でも、世界のGDPは伸びている。それはGAFAMに代表されるITプラットフォーマーの影響が強い。日本にはそういう産業がないから「じゃあ製造業で頑張ろう!」という話になりがちだった。
ただ、アメリカも製造業のGDPは伸びてないんですよね、全然。
つまり、日本経済の停滞はどう考えても「新しい産業を作ってこなかったこと」に尽きるわけです。
—— 医科歯科大学との統合は、そういう産業創出を意図したものということですか?
益:1881年の東京職工学校(東工大の前身)の設立理念に戻ると、「人を育てて、新しい工業を興すんだ」と、今風に言えば「新しい産業を興してなんぼだ」と書いてある。
製造業は大事です。大事なんですが、世界の産業を見るとどう考えてもそこだけに力を入れるのとは違う。

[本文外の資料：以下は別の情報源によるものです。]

__global__ __launch_bounds__(512) void chase_pos_kernel(PosArgs p) {
  constexpr int NW = 8, CW = SB / NW;
  __shared__ __attribute__((aligned(16))) double s_v[2][SB];
  __shared__ double s_p[NW][SB], s_q[NW][SB];
  __shared__ double s_t[NW][CW * 65];
  __shared__ double s_x[NW][SB], s_y[NW][SB], s_row[SB], s_b0[SB];
  __shared__ double s_tau[2], s_b00;
  __shared__ int s_ok;
  constexpr int RW = 1;
  const int t = threadIdx.x, lane = t & 63, wave = t >> 6;
  const int k = (int)blockIdx.x;
  if (k >= p.K0) return;
  if (p.skip && (*p.skip & 0xff)) return;
  const int n = p.n;
  const int c0w = CW * wave;
  double *AB = p.AB;
  unsigned *abandoned = &p.ctl[3];
  auto give_up = [&]() { __hip_atomic_store(abandoned, 1u, __ATOMIC_RELAXED, __HIP_MEMORY_SCOPE_AGENT); };
  if (t == 0) {
    int ok = 1;
    atomicAdd(&p.ctl[4], 1u);
    unsigned spins = 0;
    while (__hip_atomic_load(&p.ctl[4], __ATOMIC_RELAXED, __HIP_MEMORY_SCOPE_AGENT) < (unsigned)p.K0) {
      __builtin_amdgcn_s_sleep(8);
      if (++spins > p.census_spins || __hip_atomic_load(abandoned, __ATOMIC_RELAXED, __HIP_MEMORY_SCOPE_AGENT)) { ok = 0; break; }
    }
    if (!ok) give_up();
    s_ok = ok;
  }
  __syncthreads();
  if (!s_ok) return;
  auto take_line = [&](double *line, bool with65, double &a, double &b) -> bool {
    const bool l65 = with65 && lane == 0;
    a = ld_sc1(line + lane); b = l65 ? ld_sc1(line + 64) : 0.0;
    __builtin_amdgcn_s_sleep(2);
    double a2 = ld_sc1(line + lane), b2 = l65 ? ld_sc1(line + 64) : 0.0;
    unsigned spins = 0;
    while (__any(mail_empty(a) || (l65 && mail_empty(b)))) {
      if ((++spins & 63u) == 0u &&
          (spins > kSpinLimit || __hip_atomic_load(abandoned, __ATOMIC_RELAXED, __HIP_MEMORY_SCOPE_AGENT)))
        return false;
      a = a2; b = b2;
      a2 = ld_sc1(line + lane); b2 = l65 ? ld_sc1(line + 64) : 0.0;
    }
    const double e = __longlong_as_double((long long)kMailEmpty);
    st_sc1(line + lane, e);
    if (l65) st_sc1(line + 64, e);
    return true;
  };
  const int s_last = n - 3 - SB * k;
  double dd[CW], bk[CW];
  {
    const int i0 = 1 + SB * k;
    const int L = (n - i0 < SB) ? n - i0 : SB;
    int L1 = n - i0 - SB; if (L1 > SB) L1 = SB; if (L1 < 0) L1 = 0;
#pragma unroll
    for (int j = 0; j < CW; ++j) {
      const int c = c0w + j;
      const int hi = (lane > c) ? lane : c, lo = (lane > c) ? c : lane;
      dd[j] = (lane < L && c < L) ? AB[(size_t)(hi - lo) + (size_t)(i0 + lo) * LDAB] : 0.0;
      bk[j] = (lane < L1 && c < L) ? AB[(size_t)(SB + lane - c) + (size_t)(i0 + c) * LDAB] : 0.0;
    }
  }
  double xnext = 0.0;
  for (int s = 0; s <= s_last; ++s) {
    const int i0 = s + 1 + k * SB;
    const int L = (n - i0 < SB) ? n - i0 : SB;
    int L1 = n - i0 - SB; if (L1 > SB) L1 = SB; if (L1 < 0) L1 = 0;
    const int K = (n - 3 - s) / SB + 1;
    const int Kprev = (s > 0) ? (n - 2 - s) / SB + 1 : 0;
    const bool lead = s > 0 && k + 1 < Kprev;
    asm volatile("s_waitcnt vmcnt(0)" ::: "memory");
    if (p.jitter) {
      const unsigned h = ((unsigned)s * 2654435761u) ^ ((unsigned)k * 40503u * p.jitter);
      if (((h >> 9) & 15u) == 0u) for (unsigned q = 0; q < ((h >> 3) & 63u); ++q) __builtin_amdgcn_s_sleep(64);
    }
    if (wave == 0) {
      if (k == 0) {
        const double x = (s == 0) ? ((lane < L) ? AB[(size_t)(1 + lane)] : 0.0) : xnext;
        const Reflector r = reflector_of(x, lane);
        s_v[0][lane] = r.v;
        if (lane == 0) { s_tau[0] = r.tau; p.tau2[(size_t)s * p.ldt] = r.tau; AB[(size_t)1 + (size_t)s * LDAB] = r.beta; }
        if (lane < L) p.V2[(size_t)(i0 + lane) + (size_t)s * p.ldv2] = r.v;
      } else {
        double a, b;
        if (!take_line(p.fwd + ((size_t)k * 4 + (s & 3)) * PMAILW, false, a, b)) { if (lane == 0) { give_up(); s_ok = 0; } }
        s_v[0][lane] = (lane == 0) ? 1.0 : a;
        if (lane == 0) s_tau[0] = a;
      }
    }
    if (wave == NW - 1 && s > 0) {
      if (lead) {
        double a, b;
        if (!take_line(p.bwd + ((size_t)k * 4 + ((s - 1) & 3)) * PMAILW, true, a, b)) { if (lane == 0) { give_up(); s_ok = 0; } }
        const double up = dpp_shift<0x130>(a);
        const double beta = lane_value(b, 0), corner = lane_value(a, 0);
        const double col = (lane < 63) ? up : beta;
        bk[CW - 1] = (lane < L1 && SB - 1 < L) ? col : 0.0;
        if (lane == 63 && SB - 1 < L) dd[CW - 1] = corner;
      } else if (L == SB) {
        int ok = 1;
        if (lane == 0) {
          unsigned spins = 0;
          while (!__hip_atomic_load(&p.retired[k + 1], __ATOMIC_RELAXED, __HIP_MEMORY_SCOPE_AGENT)) {
            __builtin_amdgcn_s_sleep(1);
            if ((++spins & 63u) == 0u &&
                (spins > kSpinLimit || __hip_atomic_load(abandoned, __ATOMIC_RELAXED, __HIP_MEMORY_SCOPE_AGENT))) { ok = 0; break; }
          }
          if (!ok) { give_up(); s_ok = 0; }
        }
        wave_sync();
        const double corner = ld_sc1(AB + (size_t)(i0 + SB - 1) * LDAB);
        if (lane == 63) dd[CW - 1] = corner;
      }
    }
    __syncthreads();
    if (!s_ok) return;
    const double tau = s_tau[0];
    const double v_r = s_v[0][lane];
    double vc[CW];
#pragma unroll
    for (int j = 0; j < CW; ++j) vc[j] = s_v[0][c0w + j];
    {
      double pp, qq;
      task_partials<CW>(dd, bk, vc, pp, qq);
      s_p[wave][lane] = pp; s_q[wave][lane] = qq;
      if (wave == 0) s_b0[lane] = bk[0];
    }
    __syncthreads();
    if (wave == RW) {
      double qs = 0.0;
#pragma unroll
      for (int w = 0; w < NW; ++w) qs += s_q[w][lane];
      const double col0 = (L1 > 0) ? task_col0(s_b0[lane], tau, qs, s_v[0][0]) : 0.0;
      double b00 = col0;
      if (k + 1 < K) {
        const Reflector r = reflector_of(col0, lane);
        double *line = p.fwd + ((size_t)(k + 1) * 4 + (s & 3)) * PMAILW;
        st_sc1(line + lane, (lane == 0) ? r.tau : r.v);
        s_v[1][lane] = r.v;
        if (lane == 0) { s_tau[1] = r.tau; p.tau2[(size_t)(k + 1) + (size_t)s * p.ldt] = r.tau; }
        if (lane < L1) p.V2[(size_t)(i0 + SB + lane) + (size_t)s * p.ldv2] = r.v;
        b00 = r.beta;
      }
      if (lane == 0) {
        if (k > 0) st_sc1(p.bwd + ((size_t)(k - 1) * 4 + (s & 3)) * PMAILW + 64, b00);
        else s_b00 = b00;
      }
    }
    double psum = 0.0;
#pragma unroll
    for (int w = 0; w < NW; ++w) psum += s_p[w][lane];
    const double w_r = task_w(tau, psum, v_r);
    if (wave == 0) {
      dd[0] = task_rank2(dd[0], v_r, lane_value(w_r, 0), w_r, vc[0]);
      if (k > 0) st_sc1(p.bwd + ((size_t)(k - 1) * 4 + (s & 3)) * PMAILW + lane, dd[0]);
      else if (lane == 0) AB[(size_t)(s + 1) * LDAB] = dd[0];
    }
#pragma unroll
    for (int j = 0; j < CW; ++j)
      if (!(wave == 0 && j == 0)) dd[j] = task_rank2(dd[j], v_r, lane_value(w_r, c0w + j), w_r, vc[j]);
    double bp[CW];
    {
      double qsum = 0.0;
#pragma unroll
      for (int w = 0; w < NW; ++w) qsum += s_q[w][lane];
      const double q_r = tau * qsum;
#pragma unroll
      for (int j = 0; j < CW; ++j) bp[j] = (L1 > 0) ? task_right(bk[j], q_r, vc[j]) : 0.0;
    }
    if (k + 1 < K) {
      __syncthreads();
      task_left<CW>(bp, s_v[1][lane], s_tau[1], s_t[wave], lane, wave == 0);
    }
    if (s == s_last) break;
    if (lane == 0) {
#pragma unroll
      for (int j = 0; j < CW; ++j) s_row[c0w + j] = bp[j];
    }
    s_x[wave][lane] = dd[0]; s_y[wave][lane] = bp[0];
    __syncthreads();
    if (k == 0 && wave == 0) {
      const double up = dpp_shift<0x130>(dd[0]);
      xnext = (lane < 63) ? up : s_b00;
    }
#pragma unroll
    for (int j = 0; j + 1 < CW; ++j) { dd[j] = dd[j + 1]; bk[j] = bp[j + 1]; }
    dd[CW - 1] = (wave + 1 < NW) ? s_x[(wave + 1) & (NW - 1)][lane] : 0.0;
    bk[CW - 1] = (wave + 1 < NW) ? s_y[(wave + 1) & (NW - 1)][lane] : 0.0;
#pragma unroll
    for (int j = 0; j < CW; ++j) {
      const double brow0 = lane_value(bk[j], 0);
      const double du = dpp_shift<0x130>(dd[j]), bu = dpp_shift<0x130>(bk[j]);
      dd[j] = (lane == 63) ? brow0 : du;
      bk[j] = (lane == 63) ? 0.0 : bu;
    }
    if (wave == NW - 1) dd[CW - 1] = (lane < 63) ? s_row[lane + 1] : 0.0;
  }
  if (wave == 0) {
    if (lane == 1) {
      st_sc1(AB + (size_t)(n - 1) * LDAB, dd[1]);
      if (k == 0) st_sc1(AB + (size_t)1 + (size_t)(n - 2) * LDAB, dd[0]);
    }
    asm volatile("s_waitcnt vmcnt(0)" ::: "memory");
    if (lane == 0) __hip_atomic_store(&p.retired[k], 1u, __ATOMIC_RELAXED, __HIP_MEMORY_SCOPE_AGENT);
  }
}

__global__ void set_word_kernel(unsigned *p, unsigned v) { *p = v; }

__global__ void repack_band_kernel(int n, const double *__restrict__ AB0, double *__restrict__ AB, const unsigned *ctl) {
  if (!ctl[3]) return;
  const int c = blockIdx.x;
  for (int d = threadIdx.x; d < LDAB; d += blockDim.x) AB[(size_t)d + (size_t)c * LDAB] = AB0[(size_t)d + (size_t)c * LDAB];
}

constexpr int QG = 32;
constexpr int QR = QG + SB;
constexpr int QVLD = QG + 1;
constexpr int QREC = 2 * QR * QG;

struct Q2Geom {
  int n, nsweeps, nS, kmax;
  const unsigned *offS;
};
__host__ __device__ inline int q2_first_sweep(int S) { return S * QG - 1; }
__host__ __device__ inline int q2_groups_of_block(int n, int S) {
  int s0 = q2_first_sweep(S); if (s0 < 0) s0 = 0;
  return (s0 <= n - 3) ? (n - 3 - s0) / SB + 1 : 0;
}

__device__ __forceinline__ double q2_v_entry(const Q2Geom &g, const double *__restrict__ V2, int ldv2, int S, int k,
                                             int rr, int i) {
  const int s = q2_first_sweep(S) + i, o = S * QG + k * SB, row = o + rr;
  if (s < 0 || s >= g.nsweeps || rr < i || rr >= i + SB || row >= g.n) return 0.0;
  if (s + 1 + k * SB > g.n - 2) return 0.0;
  return V2[(size_t)row + (size_t)s * ldv2];
}

__global__ __launch_bounds__(256) void q2_tfactor_kernel(Q2Geom g, const double *__restrict__ V2, int ldv2,
                                                         const double *__restrict__ tau2, int ldt,
                                                         double *__restrict__ Rec) {
  __shared__ double sV[QR * QVLD];
  __shared__ double sG[QG * QVLD];
  __shared__ double sT[QG * QVLD];
  __shared__ double s_tau[QG];
  const int S = blockIdx.y, k = blockIdx.x, t = threadIdx.x, lane = t & 63, wave = t >> 6;
  const int l15 = lane & 15, l4 = lane >> 4;
  if (k >= q2_groups_of_block(g.n, S)) return;
  double *rec = Rec + ((size_t)g.offS[S] + k) * QREC;
  for (int idx = t; idx < QR * QG; idx += 256) {
    const int rr = idx % QR, i = idx / QR;
    const double v = q2_v_entry(g, V2, ldv2, S, k, rr, i);
    sV[rr * QVLD + i] = v;
    rec[rr * QG + i] = v;
  }
  for (int idx = t; idx < QG * QVLD; idx += 256) sT[idx] = 0.0;
  if (t < QG) {
    const int s = q2_first_sweep(S) + t;
    const bool exists = s >= 0 && s < g.nsweeps && s + 1 + k * SB <= g.n - 2;
    s_tau[t] = exists ? tau2[(size_t)k + (size_t)s * ldt] : 0.0;
  }
  __syncthreads();
  {
    const int ti = wave >> 1, tj = wave & 1;
    double4_t acc = (double4_t){0.0, 0.0, 0.0, 0.0};
    for (int kk = 0; kk < QR; kk += 4) {
      const double x = sV[(kk + l4) * QVLD + 16 * ti + l15];
      const double y = sV[(kk + l4) * QVLD + 16 * tj + l15];
      acc = __builtin_amdgcn_mfma_f64_16x16x4f64(x, y, acc, 0, 0, 0);
    }
#pragma unroll
    for (int r = 0; r < 4; ++r) sG[(16 * ti + l4 + 4 * r) * QVLD + 16 * tj + l15] = acc[r];
  }
  __syncthreads();
  if (wave == 0) {
    for (int i = 0; i < QG; ++i) {
      const double ti = s_tau[i];
      if (lane < i) {
        double a0 = 0.0, a1 = 0.0;
        int l = lane;
        for (; l + 1 < i; l += 2) {
          a0 += sT[lane * QVLD + l] * sG[l * QVLD + i];
          a1 += sT[lane * QVLD + l + 1] * sG[(l + 1) * QVLD + i];
        }
        if (l < i) a0 += sT[lane * QVLD + l] * sG[l * QVLD + i];
        sT[lane * QVLD + i] = -ti * (a0 + a1);
      } else if (lane == i) sT[i * QVLD + i] = ti;
      wave_sync();
    }
  }
  __syncthreads();
  for (int tile = wave; tile < 12; tile += 4) {
    const int ti = tile >> 1, tj = tile & 1;
    double4_t acc = (double4_t){0.0, 0.0, 0.0, 0.0};
#pragma unroll
    for (int kk = 0; kk < QG; kk += 4) {
      const double x = sV[(16 * ti + l15) * QVLD + kk + l4];
      const double y = sT[(kk + l4) * QVLD + 16 * tj + l15];
      acc = __builtin_amdgcn_mfma_f64_16x16x4f64(x, y, acc, 0, 0, 0);
    }
#pragma unroll
    for (int r = 0; r < 4; ++r) rec[QR * QG + (16 * ti + l4 + 4 * r) * QG + 16 * tj + l15] = -acc[r];
  }
}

大学が何もしてこなかったという強烈な反省の下、2022年4月からの中期計画を議論する過程で、理工学が関わる製造業以外の新しい産業を作っていく必要があるという話になった。それを実現するには、理工学のあり方も変えなきゃいけない。
それが、2020年くらいですかね。
「医工連携」が生み出す新たな産業の芽
—— そこで白羽の矢が立ったのが、医科歯科との連携による「医工連携」ですね。
益:カーボンニュートラルの動きを見ている中でも、理工学はどう変化していくべきかをすごく考えていたんです。ただ、少子高齢化は日本だけではなく世界で進む。そう考えると「医療分野」がより重要になる。
そんな中で東京医科歯科大学の田中雄二郎学長から話を持ちかけられたんです。
—— 田中学長からなんですね。
益:当時、僕は東工大のことばかり考えていたので(笑)。
強烈な危機意識も手伝って、(話を聞いてみると)理工学を再定義しようとするならパートナーがいても良いんじゃないかと思いました。それがきっかけですね。
—— ちなみに、統合に向けた議論はどれくらいの期間続いていたのですか?
益:それは秘密です。確実なのは、田中さんが学長になってからかな※。
※編集部注:東京医科歯科大学の田中学長は2020年4月就任。
—— 統合後は、大学の名称も新しくなるようですね。ノーベル賞受賞者を輩出した大学としてのブラントを捨てるのはもったいないような気もしますが。
益:東工大は全然ブランド力がないと言われていますから(笑)。
それは半分冗談として、確かに在学生も卒業生も、東工大生としてのプライドやブランドを感じていると思います。でも、今はこれまでのブランド力を守っている場合じゃないくらいの危機意識を持つことの方が重要。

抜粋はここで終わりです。